Мама, где ты? История одного детства | страница 5
Нас, нижнетагильских, прежде всего поместили в изолятор. Через несколько дней после приезда нас осматривала врачебная комиссия, которая должна была определить наш возраст. Многие были безвозрастные. Я тоже. Мои документы куда-то пропали. Кое-кто даже не имел имен. Врачи в белых халатах сидели за длинным столом, я вышла перед ними. — «Фамилию свою знаешь?» — «Вознесенская» — «Молодец! Ну, а имя у тебя какое-нибудь есть?» — «Анастасия». — «Настя, значит». — «Нет, мне мама всегда говорила, что я Анастасия!» — «Ну хорошо, Анастасия. А папу твоего как звали?» Я молчала. — «Ты будешь Анастасия Артуровна Вознесенская. Ладно?» Я кивнула. Главврачу нравились красивые имена, он раздавал их направо и налево, и у нас в Новошайтанке было потом полным-полно Рубенов, Артуров, Элиз и Мариан. Мне мое новое имя-отчество даже понравилось. Так звучно звучит. — «А день рождения у тебя когда?» — «Не знаю». У тех, кто не знал, медицинская комиссия определяла возраст по рукам и росту. По рукам он у меня выходил один, а по росту другой — я очень маленькая была. — «Ну, он будет у тебя 15 августа 1933 года. Запоминай! А корпус твой будет — двенадцатый. Это вон там, напротив. Одевайся и иди!»

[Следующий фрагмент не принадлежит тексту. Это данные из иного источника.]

extern "C" {

int Nfft4GPAmdAdditiveComponentShard(void* str, int nw_global, int own_diag)
{
   PlanExt* E = additive_plan(str);
   if (!E || nw_global < E->P.nw || E->P.row_begin != 0 || E->P.row_end != E->P.n_global) {
      fprintf(stderr, "nfft4gp_amd: Nfft4GPAmdAdditiveComponentShard needs a whole-row additive handle and "
                      "nw_global >= its %d windows\n", E ? E->P.nw : 0);
      return -1;
   }
   E->P.weight = 1.0 / (double)nw_global;
   E->P.diag = own_diag ? 1.0 : 0.0;
   AdditivePlan& P = E->P;
   if (P.points_ready) return plan_setup(P, ((nfft4gp_kernel*)str)->_buffer, P.kernel, P.f, P.l, P.mu);
   return 0;
}

int Nfft4GPAmdShardSpread(void* str, const double* x_local, double* grid)
{
   PlanExt* E = additive_plan(str);
   if (!E || !E->P.points_ready) return -1;
   AdditivePlan& P = E->P;
   hipStream_t s = current_stream();
   if (P.md.on) return md_spread(P, x_local, grid, s);
   if (P.nblocks == 0) {
      NFFT4GP_HIP_CHECK(hipMemsetAsync(grid, 0, sizeof(double) * P.nw * kNos, s));
      return 0;
   }
   if (launch_spread(P, x_local, P.d_part, s)) return -1;
   return launch_reduce_parts(P, P.d_part, grid, s);
}

int Nfft4GPAmdShardFinish(void* str, const double* grid, int grad, double alpha, const double* x_local, double beta,
                          double* y_local)
{
   PlanExt* E = additive_plan(str);
   if (!E || !E->P.points_ready) return -1;
   AdditivePlan& P = E->P;
   hipStream_t s = current_stream();
   if (P.md.on) {
      if (md_grid(P, grid, grad, s)) return -1;
      return md_interp(P, grad, alpha, x_local, beta, y_local, s);
   }
   const int S = shard_split(P);
   if (!grad && S > 1 && !P.timing) return launch_shard_finish_split(P, grid, alpha, x_local, beta, y_local, S, s);
   if (launch_grid_from_sum(P, grid, grad, s)) return -1;
   return launch_interp(P, grad, alpha, x_local, beta, y_local, s);
}

long long Nfft4GPAmdDebugShardH(void* str, double* out, long long count)
{
   PlanExt* E = additive_plan(str);
   if (!E || !E->P.points_ready || E->P.md.on || !out || !E->P.d_H) return -1;
   const long long m = std::min(count, (long long)E->P.nw * kNos * kNC);
   if (hipStreamSynchronize(current_stream()) != hipSuccess ||
       hipMemcpy(out, E->P.d_H, sizeof(double) * (size_t)m, hipMemcpyDeviceToHost) != hipSuccess)
      return -1;
   return m;
}

long long Nfft4GPAmdShardGridSize(void* str)
{
   PlanExt* E = additive_plan(str);
   if (!E || !E->P.points_ready) return -1;
   const AdditivePlan& P = E->P;
   return P.md.on ? (long long)P.nw * P.md.G : (long long)P.nw * kNos;
}

int Nfft4GPAmdHostTapPoly(double* C)
{
   if (C) {
      const std::vector<double>& T = tap_poly_coeffs();
      memcpy(C, T.data(), sizeof(double) * T.size());
   }
   return kNC;
}

int Nfft4GPAmdHostCirculant(int kind, double c, double weight, double* bhat, double* w)
{
   double bh[kBand];
   bhat_1d(kind, c, bh);
   if (bhat) memcpy(bhat, bh, sizeof(bh));
   if (w) circulant_1d(bh, weight, w);
   return 0;
}

double Nfft4GPAmdHostPrepare(const double* col, int n, unsigned int* q)
{
   std::vector<double> xs;
   const double sc = centre_and_scale(col, n, 1, xs);
   if (sc < 0.0) return sc;
   for (int j = 0; j < n; j++) q[j] = quantize(xs[j]);
   return sc;
}

int Nfft4GPAmdHostLayout(const unsigned int* qc, int n, int nw, int B, int CG, long long* counts,
                         unsigned short* meta, unsigned int* lo, unsigned int* q, int* tile_off)
{
   return Nfft4GPAmdHostLayoutRec(qc, n, nw, B, CG, 5, counts, meta, lo, q, tile_off);
}

int Nfft4GPAmdHostLayoutRec(const unsigned int* qc, int n, int nw, int B, int CG, int rec, long long* counts,
                            unsigned short* meta, unsigned int* lo, unsigned int* q, int* tile_off)
{
   if (B <= 0 || B > kMaxBlock || CG <= 0 || n < 0 || nw <= 0 || nw > 1023 || (rec != 4 && rec != 5)) return -1;
   Layout L;
   build_layout(qc, n, nw, B, CG, L, rec);
   counts[0] = L.ntiles;
   counts[1] = L.ngroups;
   counts[2] = L.nblocks;
   if (meta) memcpy(meta, L.meta.data(), L.meta.size() * sizeof(uint16_t));
   if (lo && !L.lo.empty()) memcpy(lo, L.lo.data(), L.lo.size() * sizeof(uint32_t));
   if (q) memcpy(q, L.q.data(), L.q.size() * sizeof(uint32_t));
   if (tile_off) memcpy(tile_off, L.tile_off.data(), L.tile_off.size() * sizeof(int));
   return 0;
}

По протоптанной в снегу тропинке, с узлом в руках, я подошла к бревенчатому дому с маленькими окошками, толкнула двумя руками тяжелую дверь и попала в большую комнату, где на вбитых в бревна гвоздях висели тулупы, пальтишки и стояли валенки и галоши. Это была передняя. Нижний этаж был разделен на две половины — в одной столовая, в другой рабочая комната. В рабочей комнате длинный стол, скамейки. В столовую заходить без разрешения было нельзя. Когда я пришла, все сидели за столом в рабочей комнате. В торце стола, привалясь спиной к стене, в вялой скучающей позе сидел бледный парень с грязными рыжими волосами и грыз ногти. — «Ну-ка ты, поди сюда!» Я подошла. — «Новенькая?» Я кивнула. Он лениво протянул руку, взял у меня мой узел и вытряхнул его содержимое на пол перед собой. Тонкой деревянной палочкой с заточенным концом, выскользнувшей ему в ладонь из широкого рукава красной, навыпуск, рубахи он пошевелил мои туфли, отодвинул платья и выудил перетянутую резинкой стопку фотокарточек. Он стал смотреть их. — «Мама твоя?» — «Да». — «Ну, собирай свои манатки», — сказал он, встал, прошел к печке все той же ленивой, развинченной походкой, отодвинул заслонку и бросил всю стопку в огонь. Я заплакала. Все молча и настороженно смотрели на меня. Я видела, как горят фотокарточки, на которых была мама, и наш московский дом на Ордынке, и маленькая я с большой куклой. Эти фотокарточки мы взяли с собой из Москвы, когда уезжали в Нижний Тагил. На виду у всех, под несочувственными взглядами, плач мой быстро замер и превратился в сухие всхлипы, дергавшие мне грудь и горло. Здесь нельзя было плакать.